The Asia Times headline captures the strategic geometry: “China watching as US missile stocks drain over Iran.” China does not need to do anything. It needs to wait. Every day the Iran war continues, the physical basis of the US commitment to Taiwan erodes. The flights have stopped. The missiles are being spent elsewhere. The arms package is frozen. Three facts, three mechanisms, one direction.


The position

Consider what China has accumulated without making a single concession.

Trump will travel to Beijing — not a neutral venue, not a bilateral meeting at a multilateral summit, but the US president entering the Chinese capital at China’s invitation. The arms package is frozen — not by China’s action, but by the White House’s, in anticipation of China’s preference. The PLA flights have paused — not as a diplomatic gesture but as a seasonal pattern — and the pause is being credited as goodwill. Iran has offered Chinese vessels passage through the Strait of Hormuz while the waterway remains closed to most international traffic. The US munitions stockpile is being drawn down in a war that strengthens China’s relative position daily.

Wang Yi called 2026 a “big year” for US-China relations and said both sides should “treat each other with sincerity and good faith.”

Sincerity is a word that does work. It implies a relationship between equals in which both parties contribute. What China has contributed to this “big year” is the articulation of conditions — “suitable environment,” “remove unnecessary disruptions” — that the United States met before they were stated. What China has received is: the entry fee (arms freeze), the venue (Beijing), the credit (quiet skies attributed to diplomacy), and the strategic drift (munitions consumed in Iran while the Taiwan Strait’s defensive calculus shifts).

The summit is in twenty days. It may produce a trade agreement, or a vague communique, or a handshake and a return to baseline tensions. Whatever it produces, the entry fee does not get refunded. The arms delay is not reversed retroactively. The interceptors fired over Iran are not rebuilt by April.
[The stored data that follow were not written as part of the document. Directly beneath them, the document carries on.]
@@ -404,23 +419,23 @@
 GS_FN int32_t gs_ubr_half(const uint32_t (&tab)[CH16 * 16], const gs_u2 (&w)[CH16], int hi, bool lower = false)
 {
     int32_t acc = lower ? 0 : CH16 * 8;
-    const uint32_t selbase = 0x0c0c0c00u + 2u * (uint32_t)hi;
+    const uint32_t selbase = 0x0c0c0c00u + 4u * (uint32_t)hi;
 #pragma unroll
     for (int c = 0; c < CH16; ++c) {
         const uint32_t d[2] = {w[c].x, w[c].y};
-        uint32_t lo[8], up[8], sel[8];
+        const uint32_t q6[2] = {(d[0] >> 6) & 0x03030303u, (d[1] >> 6) & 0x03030303u};
+        uint32_t x[8], y[8], sel[8];
 #pragma unroll
         for (int i = 0; i < 8; ++i) {
-            const int r = c * 8 + i;
-            const uint32_t code = (d[i >> 2] >> (8 * (i & 3))) & 0xFFu;
-            const int src = (int)(code & 63u);
-            lo[i] = (uint32_t)gs_shfl32((int32_t)tab[2 * r], src);
-            up[i] = (uint32_t)gs_shfl32((int32_t)tab[2 * r + 1], src);
-            const uint32_t t2 = code >> 6;
-            sel[i] = selbase + t2 + (t2 & 2u);
-        }
-#pragma unroll
-        for (int i = 0; i < 8; ++i) acc += (int32_t)gs_perm(up[i], lo[i], sel[i]);
+            const int r = c * 8 + i, b = i & 3;
+            const uint32_t addr = b == 0 ? d[i >> 2] << 2 : d[i >> 2] >> (8 * b - 2);
+            x[i] = (uint32_t)gs_shfl32_addr((int32_t)tab[2 * r], addr);
+            y[i] = (uint32_t)gs_shfl32_addr((int32_t)tab[2 * r + 1], addr);
+            sel[i] = selbase | ((q6[i >> 2] >> (8 * b)) & 0xFFu);
+        }
+#pragma unroll
+        for (int i = 0; i < 8; ++i) acc += (int32_t)gs_perm(y[i], x[i], sel[i]);
+        GS_OPAQUE_I32(acc);
     }
     return acc;
 }
diff --git a/jvector_amd/csrc/gs_wave_hip.h b/jvector_amd/csrc/gs_wave_hip.h
--- a/jvector_amd/csrc/gs_wave_hip.h
+++ b/jvector_amd/csrc/gs_wave_hip.h
@@ -47,29 +47,6 @@
     const int lo = __builtin_amdgcn_readlane((int)(unsigned long long)v, src), hi = __builtin_amdgcn_readlane((int)((unsigned long long)v >> 32), src);
     return (long long)(((unsigned long long)(unsigned)hi << 32) | (unsigned long long)(unsigned)lo);
 }
-#define GS_HAVE_WAVE_REDUCE 1
-template <bool MAX>
-__device__ __forceinline__ long long gs_wave_reduce64(long long v)
-{
-#define JV_DPP_STEP(CTRL, ROWS)                                                                                       \
-    do {                                                                                                              \
-        const int lo_ = __builtin_amdgcn_update_dpp((int)(unsigned long long)v, (int)(unsigned long long)v, CTRL, ROWS, 0xf, false);              \
-        const int hi_ = __builtin_amdgcn_update_dpp((int)((unsigned long long)v >> 32), (int)((unsigned long long)v >> 32), CTRL, ROWS, 0xf, false); \
-        const long long o_ = (long long)(((unsigned long long)(unsigned)hi_ << 32) | (unsigned long long)(unsigned)lo_);                          \
-        v = MAX ? (o_ > v ? o_ : v) : (o_ < v ? o_ : v);                                                              \
-    } while (0)
-    JV_DPP_STEP(0x111, 0xf);
-    JV_DPP_STEP(0x112, 0xf);
-    JV_DPP_STEP(0x114, 0xf);
-    JV_DPP_STEP(0x118, 0xf);
-    JV_DPP_STEP(0x142, 0xa);
-    JV_DPP_STEP(0x143, 0xc);
-#undef JV_DPP_STEP
-    const int lo = __builtin_amdgcn_readlane((int)(unsigned long long)v, 63), hi = __builtin_amdgcn_readlane((int)((unsigned long long)v >> 32), 63);
-    return (long long)(((unsigned long long)(unsigned)hi << 32) | (unsigned long long)(unsigned)lo);
-}
-__device__ __forceinline__ long long gs_wave_max(long long v) { return gs_wave_reduce64<true>(v); }
-__device__ __forceinline__ long long gs_wave_min(long long v) { return gs_wave_reduce64<false>(v); }
 #define GS_HAVE_WAVE_REDUCE32 1
 #define JV_DPP_RED32(T, NAME, EXPR)                                                                  \
     __device__ __forceinline__ T NAME(T v)                                                           \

The signal that the US commitment to Taiwan is negotiable — first sent on Air Force One in February, now confirmed by the Beijing itinerary — does not get unsent.


Deterrence is a compound structure. It requires arms supply, commitment credibility, and costly signaling — all simultaneously. Degrade one and the others compensate. Degrade all three and the structure does not weaken gradually. It loses the property that made it function: the perception that challenging it would be more expensive than accepting it.

Taiwan watches the sky and sees quiet. The quiet is not a message. It is a calendar.

Taiwan watches the warehouse and sees the promise. The promise is not arriving. It is frozen.

Taiwan watches the strait and calculates the cost of Chinese aggression. The cost is falling — not because China is stronger, but because the interceptors that would make aggression expensive are being fired at a country 6,000 kilometers away.

The determination is being made. Taiwan is not in the room.